BEGIN

# MaxMax2016/MixGAN-TTS

Hardware: AMD Instinct MI355X
Metric: denoiser steps/sec (80-mel, L=1000 frames, B=16 per GPU) (higher is better)
Workload: dtype f32

## Files before the change

### mixgan-tts_amd/csrc/denoiser_persist.h

```cpp
#pragma once
#include "common.h"
#include "denoiser_common.h"
#include "resblock_fused.h"

#define DP_SPIN_LIMIT (1u << 21)
#define DP_F_ROLES 1
#define DP_F_WITHHOLD 2

typedef unsigned long long dp_u64;
typedef __attribute__((address_space(1))) dp_u64 dp_gu64;
typedef __attribute__((address_space(1))) unsigned dp_gu32;
typedef __attribute__((address_space(1))) const char dp_gcchar;
typedef __attribute__((address_space(1))) const f32x4 dp_gcf32x4;

struct PersistArgs {
    const float *x_t;
    const float *cond;
    const float *cproj;
    float *cproj_out;
    const float *in_w, *in_b;
    const float *layers;
    size_t layer_stride, l_wc, l_w3, l_wo, l_bc, l_b3, l_bo;
    const float *p16layers;
    size_t p16layer_stride, p_wc, p_w3, p_wo;
    const float *skip_w, *skip_b, *out_w, *out_b;
    const float *hvec, *dvec;
    int vec_rows;
    float *out;
    const int64_t *t;
    const float *coef1, *coef2, *logvar;
    const float *noise;
    unsigned long long seed;
    unsigned long long noise_stream;
    float *x0_out;
    dp_u64 *gran;
    dp_u64 *team;
    unsigned *sync;
    unsigned *host_err;
    unsigned spin_limit;
    float *x0_save, *y_save, *skip_save;
    float *h_save, *g_save, *sig_save, *tnh_save;
    size_t act_stride;
    unsigned long long *dbg;
    int dbg_wave;
    int B, L, M, NL, tiles_per_b, post, clip, n_steps;
    int flags;
    float rsNL;
    int b_split;
    const float *x_t2, *hvec2, *dvec2, *cond2;
    float *out2;
};

struct DpIterK1 {
    static constexpr int N = 8, KW = 1;
    static __device__ __forceinline__ int chunk(int it) { return it; }
    static __device__ __forceinline__ int tap(int) { return 0; }
};
struct DpIterHead {
    static constexpr int N = 3, KW = 1;
    static __device__ __forceinline__ int chunk(int it) { return it; }
    static __device__ __forceinline__ int tap(int) { return 0; }
};
struct DpIterCentre {
    static constexpr int N = 8, KW = 3;
    static __device__ __forceinline__ int chunk(int it) { return it; }
    static __device__ __forceinline__ int tap(int) { return 1; }
};
struct DpIterOuter {
    static constexpr int N = 16, KW = 3;
    static __device__ __forceinline__ int chunk(int it) { return it >> 1; }
    static __device__ __forceinline__ int tap(int it) { return (it & 1) * 2; }
};

__device__ __forceinline__ int dp_pos(int ch) { return ((ch & 1) << 2) | ((ch >> 1) & 3); }
template <int NTC>
__device__ __forceinline__ int dp_at(int ch, int col) { return (((ch >> 3) * NTC + col) << 3) + dp_pos(ch); }

#ifndef DP_DIST_BIG
#define DP_DIST_BIG 3
#endif
template <int NMB, int NNB, int NTC, class IT, int DIST, bool SBASE>
__device__ __forceinline__ void dp_mfma_loop_at(f32x16 (&acc)[NMB][NNB], const f32x4 *const (&ap)[NMB], unsigned loff,
                                                const float *__restrict__ tile)
{
    static_assert(DIST >= 1 && DIST <= 3, "ring of 4 slots");
    f32x4 ring[4][NMB];
    f32x4 bb[2][NNB];
    dp_gcchar *ub[NMB];
    if (SBASE) {
#pragma unroll
        for (int i = 0; i < NMB; ++i) {
            const unsigned long long v = reinterpret_cast<unsigned long long>(ap[i]);
            const unsigned lo = __builtin_amdgcn_readfirstlane((unsigned)v), hi = __builtin_amdgcn_readfirstlane((unsigned)(v >> 32));
            ub[i] = (dp_gcchar *)(((unsigned long long)hi << 32) | lo);
        }
    }
    auto sbase = [&](int i, int qb) {
        dp_gcchar *p = ub[i] + (size_t)qb * 1024;
        asm volatile("" : "+s"(p));
        return p;
    };
    if (SBASE) asm volatile("" : "+v"(loff));
    auto wload = [&](int i, int qb, int d) -> f32x4 {
        if (SBASE) return *(dp_gcf32x4 *)(ub[i] + (size_t)qb * 1024 + loff + d * 1024);
        return ap[i][(size_t)(qb + d) * 64];
    };
    auto qbase = [](int it) { return (IT::chunk(it) * IT::KW + IT::tap(it)) * 4; };
    auto boff = [](int it) { return IT::chunk(it) * (4 * NTC * 8) + IT::tap(it) * 8; };
    {
        const int q0 = qbase(0);
#pragma unroll
        for (int s = 0; s < DIST; ++s)
#pragma unroll
            for (int i = 0; i < NMB; ++i) ring[s][i] = wload(i, q0, s);
        const float *T0 = tile + boff(0);
#pragma unroll
        for (int j = 0; j < NNB; ++j) bb[0][j] = *reinterpret_cast<const f32x4 *>(T0 + 32 * 8 * j);
    }
#pragma unroll 1
    for (int it = 0; it < IT::N; ++it) {
        const int itn = it + 1 < IT::N ? it + 1 : IT::N - 1;
        const int qc = qbase(it), qn = qbase(itn);
        const float *Tc = tile + boff(it), *Tn = tile + boff(itn);
        dp_gcchar *bc[NMB], *bn[NMB];
        if (SBASE) {
            asm volatile("" : "+v"(loff));
#pragma unroll
            for (int i = 0; i < NMB; ++i) {
                bc[i] = sbase(i, qc);
                bn[i] = sbase(i, qn);
            }
        }
#pragma unroll
        for (int u = 0; u < 4; ++u) {
#pragma unroll
            for (int i = 0; i < NMB; ++i) {
                constexpr int LIM = 4 - DIST;
                const int d = u < LIM ? u + DIST : u - LIM;
                if (SBASE) ring[(u + DIST) & 3][i] = *(dp_gcf32x4 *)((u < LIM ? bc[i] : bn[i]) + loff + d * 1024);
                else ring[(u + DIST) & 3][i] = wload(i, u < LIM ? qc : qn, d);
            }
            {
                const float *Tx = u < 3 ? Tc + (u + 1) * (NTC * 8) : Tn;
#pragma unroll
                for (int j = 0; j < NNB; ++j) bb[(u + 1) & 1][j] = *reinterpret_cast<const f32x4 *>(Tx + 32 * 8 * j);
            }
            __builtin_amdgcn_sched_barrier(0);
#pragma unroll
            for (int e = 0; e < 4; ++e) {
#pragma unroll
                for (int i = 0; i < NMB; ++i)
#pragma unroll
                    for (int j = 0; j < NNB; ++j)
                        acc[i][j] = __builtin_amdgcn_mfma_f32_32x32x2f32(ring[u][i][e], bb[u & 1][j][e], acc[i][j], 0, 0, 0);
                if (NMB * NNB < 4) __builtin_amdgcn_sched_barrier(0);
            }
            __builtin_amdgcn_sched_barrier(0);
        }
    }
}
template <int NMB, int NNB, int NTC, class IT, int DIST = (NMB * NNB >= 4 ? DP_DIST_BIG : 3)>
__device__ __forceinline__ void dp_mfma_loop(f32x16 (&acc)[NMB][NNB], const f32x4 *const (&ap)[NMB], const float *__restrict__ tile)
{
    dp_mfma_loop_at<NMB, NNB, NTC, IT, DIST, false>(acc, ap, 0u, tile);
}
template <int NMB, int NNB, int NTC, class IT, int DIST = (NMB * NNB >= 4 ? DP_DIST_BIG : 3)>
__device__ __forceinline__ void dp_mfma_loop_sbase(f32x16 (&acc)[NMB][NNB], const f32x4 *const (&ap)[NMB], unsigned loff,
                                             const float *__restrict__ tile)
{
    dp_mfma_loop_at<NMB, NNB, NTC, IT, DIST, true>(acc, ap, loff, tile);
}

template <int NTC, class F>
__device__ __forceinline__ void dp_store_block(float *T, int ch0, int col, int hh, F val)
{
#pragma unroll
    for (int q = 0; q < 4; ++q) {
        float *base = T + ((((ch0 >> 3) + q) * NTC + col) << 3);
        const f32x2 lo = {val(4 * q + 0), val(4 * q + 2)}, hi = {val(4 * q + 1), val(4 * q + 3)};
        *reinterpret_cast<f32x2 *>(base + 2 * hh) = lo;
        *reinterpret_cast<f32x2 *>(base + 4 + 2 * hh) = hi;
    }
}

__device__ __forceinline__ void dp_philox(unsigned long long seed, unsigned long long offset, unsigned long long idx,
                                          unsigned (&r)[4])
{
    unsigned c0 = (unsigned)idx, c1 = (unsigned)(idx >> 32), c2 = (unsigned)offset, c3 = (unsigned)(offset >> 32);
    unsigned k0 = (unsigned)seed, k1 = (unsigned)(seed >> 32);
#pragma unroll
    for (int i = 0; i < 10; ++i) {
        const unsigned long long p0 = (unsigned long long)0xD2511F53u * c0, p1 = (unsigned long long)0xCD9E8D57u * c2;
        const unsigned n0 = (unsigned)(p1 >> 32) ^ c1 ^ k0, n1 = (unsigned)p1, n2 = (unsigned)(p0 >> 32) ^ c3 ^ k1,
                       n3 = (unsigned)p0;
        c0 = n0; c1 = n1; c2 = n2; c3 = n3;
        k0 += 0x9E3779B9u;
        k1 += 0xBB67AE85u;
    }
    r[0] = c0; r[1] = c1; r[2] = c2; r[3] = c3;
}

__device__ __forceinline__ float dp_normal(unsigned long long seed, unsigned long long offset, unsigned long long idx)
{
    unsigned r[4];
    dp_philox(seed, offset, idx, r);
    const float u1 = ((float)r[0] + 1.0f) * 2.3283064365386963e-10f;
    const float u2 = (float)r[1] * 2.3283064365386963e-10f;
    return sqrtf(-2.0f * __logf(u1)) * __cosf(6.283185307179586f * u2);
}

#define DP_RLX_AGENT __ATOMIC_RELAXED, __HIP_MEMORY_SCOPE_AGENT

__device__ __forceinline__ void dp_fail(unsigned *sync, unsigned *host_err, unsigned code)
{
    __hip_atomic_store(sync + DP_SYNC_ERROR, code, DP_RLX_AGENT);
    if (host_err) __hip_atomic_store(host_err, code, __ATOMIC_RELAXED, __HIP_MEMORY_SCOPE_SYSTEM);
    __builtin_amdgcn_fence(__ATOMIC_RELEASE, "agent");
}
__device__ __forceinline__ bool dp_failed(unsigned *sync)
{
    __builtin_amdgcn_fence(__ATOMIC_ACQUIRE, "agent");
    return __hip_atomic_load(sync + DP_SYNC_ERROR, DP_RLX_AGENT) != 0u;
}
__device__ __forceinline__ void dp_take_ticket(int tid, unsigned *sync, unsigned &s_ticket, unsigned &s_launch, unsigned &s_dead)
{
    if (tid == 0) {
        s_ticket = __hip_atomic_fetch_add(sync + DP_SYNC_TICKET, 1u, DP_RLX_AGENT);
        s_launch = __hip_atomic_load(sync + DP_SYNC_LAUNCHES, DP_RLX_AGENT);
        s_dead = 0u;
    }
}
template <bool QUEUE_B>
__device__ __forceinline__ void dp_retire(int tid, unsigned *sync, int n_slots)
{
    if (tid == 0) {
        const unsigned done = __hip_atomic_fetch_add(sync + DP_SYNC_DONE, 1u, DP_RLX_AGENT);
        if (done == (unsigned)n_slots - 1u) {
            __hip_atomic_store(sync + DP_SYNC_DONE, 0u, DP_RLX_AGENT);
            __hip_atomic_store(sync + DP_SYNC_TICKET, 0u, DP_RLX_AGENT);
            if (QUEUE_B) __hip_atomic_store(sync + DP_SYNC_TICKET_B, 0u, DP_RLX_AGENT);
            __hip_atomic_fetch_add(sync + DP_SYNC_LAUNCHES, 1u, DP_RLX_AGENT);
        }
    }
}
#define DP_EPOCH(launch_no, NL, step) ((launch_no) * ((unsigned)(NL) + 1u) + (unsigned)(step) + 1u)

struct DpPosterior { float c1, c2, sg; };
__device__ __forceinline__ DpPosterior dp_posterior_at(const PersistArgs &a, int b)
{
    long tb = (long)a.t[b];
    tb = tb < 0 ? 0 : (tb >= a.n_steps ? a.n_steps - 1 : tb);
    const float c1 = a.coef1[tb], c2 = a.coef2[tb];
    const float sg = tb == 0 ? 0.f : __expf(0.5f * a.logvar[tb]);
    return {c1, c2, sg};
}
__device__ __forceinline__ float dp_clip_x0(float x0, int clip)
{
    if (clip) x0 = fminf(fmaxf(x0, -1.f), 1.f);
    return x0;
}
__device__ __forceinline__ float dp_posterior(const DpPosterior &p, float x0, float xt, float nz) { return fmaf(p.sg, nz, fmaf(p.c1, x0, p.c2 * xt)); }
#define DP_STAMP(k) do { if (TIMING && tid == 64 * a.dbg_wave) a.dbg[((size_t)tile * (a.NL + 2) + stamp_row) * 12 + (k)] = clock64(); } while (0)

template <int NT, int RW>
__device__ __forceinline__ void dp_cproj_fetch(const float *cp, float *cl, int w, int lane, int l0, int L)
{
    constexpr int LPR = NT / 4;
    constexpr int RPI = 64 / LPR;
    const int rsub = lane / LPR, c4 = lane - rsub * LPR;
    unsigned off = (unsigned)(((RW * w + rsub) * L + min(l0 + 4 * c4, L - 4)) * 4);
    asm volatile("" : "+v"(off));
    float *dst = cl + (size_t)RW * w * NT;
    const unsigned at = (unsigned)(size_t)(__attribute__((address_space(3))) void *)dst;
#pragma unroll
    for (int it = 0; it < RW / RPI; ++it) {
        const float *gi = cp + (size_t)it * RPI * L;
        const unsigned m = __builtin_amdgcn_readfirstlane(at + (unsigned)(it * RPI * NT * 4));
        asm volatile("s_mov_b32 m0, %0\n\ts_nop 0\n\tglobal_load_lds_dwordx4 %1, %2" : : "s"(m), "v"(off), "s"(gi) : "memory");
    }
}
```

END

HOW TO COMPLETE THIS TASK:
Wherever the word "struct" appears in a line of the data, copy that line.

ANSWER SPACE:
struct PersistArgs {
struct DpIterK1 {
struct DpIterHead {
struct DpIterCentre {
struct DpIterOuter {
struct DpPosterior { float c1, c2, sg; };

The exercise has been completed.